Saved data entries
= Beginning of Section =

+constexpr int FOLD_W = 16;
+__global__ __launch_bounds__(FOLD_W * 64) void pw_wgrad_fold_kernel(const float* __restrict__ partial, int nks, int n_w, int n_all, size_t pstride,
+                                                                    float* __restrict__ gw, float* __restrict__ gb) {
+  __shared__ double red[FOLD_W][64];
+  const int lane = threadIdx.x & 63, wave = threadIdx.x >> 6;
+  const int idx = blockIdx.x * 64 + lane;
+  const bool in = idx < n_all;
+  double s[4] = {0., 0., 0., 0.};
+  if (in) {
+    const float* P = partial + idx;
+    int k = wave;
+    for (; k + 3 * FOLD_W < nks; k += 4 * FOLD_W) {
+#pragma unroll
+      for (int j = 0; j < 4; ++j) s[j] += (double)P[(size_t)(k + FOLD_W * j) * pstride];
+    }
+    for (; k < nks; k += FOLD_W) s[0] += (double)P[(size_t)k * pstride];
+  }
+  red[wave][lane] = (s[0] + s[1]) + (s[2] + s[3]);
+  __syncthreads();
+  if (wave == 0 && in) {
+    double v = 0.;
+#pragma unroll
+    for (int w = 0; w < FOLD_W; w += 4) v += (red[w][lane] + red[w + 1][lane]) + (red[w + 2][lane] + red[w + 3][lane]);
+    if (idx < n_w) gw[idx] = (float)v;
+    else gb[idx - n_w] = (float)v;
+  }
+}
+
+struct Tile {
+  int a, b;
+};
+
+static Tile tile_for(int cout, int cin) {
+  if (const char* e = std::getenv("DD_PW_WGRAD_TILE")) {
+    switch (std::atoi(e)) {
+      case 0: return {2, 2};
+      case 1: return {3, 1};
+      case 2: return {1, 3};
+    }
+  }
+  if (cout <= 128 && cin <= 128) return {2, 2};
+  return cout >= cin ? Tile{3, 1} : Tile{1, 3};
+}
+
+static int splits_for(int rows, int cout, int cin) {
+  const Tile t = tile_for(cout, cin);
+  const int groups = ((cout + 64 * t.a - 1) / (64 * t.a)) * ((cin + 64 * t.b - 1) / (64 * t.b));
+  const int tiles = (rows + KT - 1) / KT;
+  int n = 512 / groups;
+  if (const char* e = std::getenv("DD_PW_WGRAD_SPLITS")) n = std::atoi(e);
+  const int min_tiles = tiles >= 64 ? 4 : 1;
+  if (n > tiles / min_tiles) n = tiles / min_tiles;
+  return n < 1 ? 1 : n;
+}
+
+template <int A, int B>
+static int launch(const float* g, const float* x, int rows, int cout, int cin, int want_gb, int nks, float* partial, hipStream_t s) {
+  auto kern = pw_wgrad_kernel<A, B, 2>;
+  constexpr int lds = lds_bytes<A, B>();
+  static dd::LdsAttrOnce lds_attr;
+  if (const int rc = lds_attr.ensure(reinterpret_cast<const void*>(kern), lds)) return rc;
+  const dim3 grid(nks, (cin + 64 * B - 1) / (64 * B), (cout + 64 * A - 1) / (64 * A));
+  hipLaunchKernelGGL(kern, grid, dim3(NT), lds, s, g, x, rows, cout, cin, want_gb, partial);
+  return (int)hipGetLastError();
+}
+
+}
+}
+
+extern "C" int dd_pw_wgrad_supported(int cout, int cin) {
+  return (cout >= 32 && cin >= 32 && cout % 32 == 0 && cin % 32 == 0 && cout <= 4096 && cin <= 4096) ? 1 : 0;
+}
+
+extern "C" size_t dd_pw_wgrad_workspace_bytes(int rows, int cout, int cin) {
+  if (rows < 1 || !dd_pw_wgrad_supported(cout, cin)) return 0;
+  return (size_t)dd::pwg::splits_for(rows, cout, cin) * ((size_t)cout * cin + cout) * sizeof(float);
+}
+
+extern "C" int dd_pw_wgrad_n(const float* g, const float* x, int rows, int cout, int cin, int products, float* gw, float* gb, void* workspace,
+                             size_t workspace_bytes, void* stream) {
+  using namespace dd::pwg;
+  if (!g || !x || !gw || !workspace || rows < 1 || !dd_pw_wgrad_supported(cout, cin) || products != 6) return (int)hipErrorInvalidValue;
+  if (workspace_bytes < dd_pw_wgrad_workspace_bytes(rows, cout, cin)) return (int)hipErrorInvalidValue;
+  if ((reinterpret_cast<unsigned long long>(g) | reinterpret_cast<unsigned long long>(x) | reinterpret_cast<unsigned long long>(workspace)) & 15ull)
+    return (int)hipErrorInvalidValue;
+  hipStream_t s = static_cast<hipStream_t>(stream);
+  const Tile t = tile_for(cout, cin);
+  const int nks = splits_for(rows, cout, cin), want_gb = gb ? 1 : 0;
+  float* part = static_cast<float*>(workspace);
+  int rc;
+  if (t.a == 2) rc = launch<2, 2>(g, x, rows, cout, cin, want_gb, nks, part, s);
+  else if (t.a == 3) rc = launch<3, 1>(g, x, rows, cout, cin, want_gb, nks, part, s);
+  else rc = launch<1, 3>(g, x, rows, cout, cin, want_gb, nks, part, s);
+  if (rc != 0) return rc;
+  const int n_w = cout * cin, n_all = n_w + (want_gb ? cout : 0);
+  hipLaunchKernelGGL(pw_wgrad_fold_kernel, dim3((n_all + 63) / 64), dim3(FOLD_W * 64), 0, s, static_cast<const float*>(workspace), nks, n_w, n_all,
+                     (size_t)cout * cin + cout, gw, gb);
+  return (int)hipGetLastError();
+}
+
+extern "C" int dd_pw_wgrad(const float* g, const float* x, int rows, int cout, int cin, float* gw, float* gb, void* workspace, size_t workspace_bytes,
+                           void* stream) {
+  return dd_pw_wgrad_n(g, x, rows, cout, cin, 6, gw, gb, workspace, workspace_bytes, stream);
+}
diff --git a/dynamo-depth_amd/hipops/abi.py b/dynamo-depth_amd/hipops/abi.py
--- a/dynamo-depth_amd/hipops/abi.py
+++ b/dynamo-depth_amd/hipops/abi.py
@@ -229,6 +229,10 @@
         "dd_mlp_fwd": (i, [v, v, v, v, v, i, i, v, v]),
         "dd_pw_gemm": (i, [v, v, v, i, i, i, i, v, v]),
         "dd_gelu_pair": (i, [v, v, v, z, v]),
+        "dd_pw_wgrad_supported": (i, [i, i]),
+        "dd_pw_wgrad_workspace_bytes": (z, [i, i, i]),
+        "dd_pw_wgrad": (i, [v, v, i, i, i, v, v, v, z, v]),
+        "dd_pw_wgrad_n": (i, [v, v, i, i, i, i, v, v, v, z, v]),
         "dd_adam_chunk": (i, []),
         "dd_adam_multi": (i, [v, i, v, i, v, C.c_double, C.c_double, C.c_double, C.c_double, C.c_double, v, v, v]),
         "dd_error_string": (C.c_char_p, [i]),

= End of Section =

▶ **Description of the task**
Find each line above that contains "else", and copy those lines.

▶ **Exercise response**
+    else gb[idx - n_w] = (float)v;
+  else if (t.a == 3) rc = launch<3, 1>(g, x, rows, cout, cin, want_gb, nks, part, s);
+  else rc = launch<1, 3>(g, x, rows, cout, cin, want_gb, nks, part, s);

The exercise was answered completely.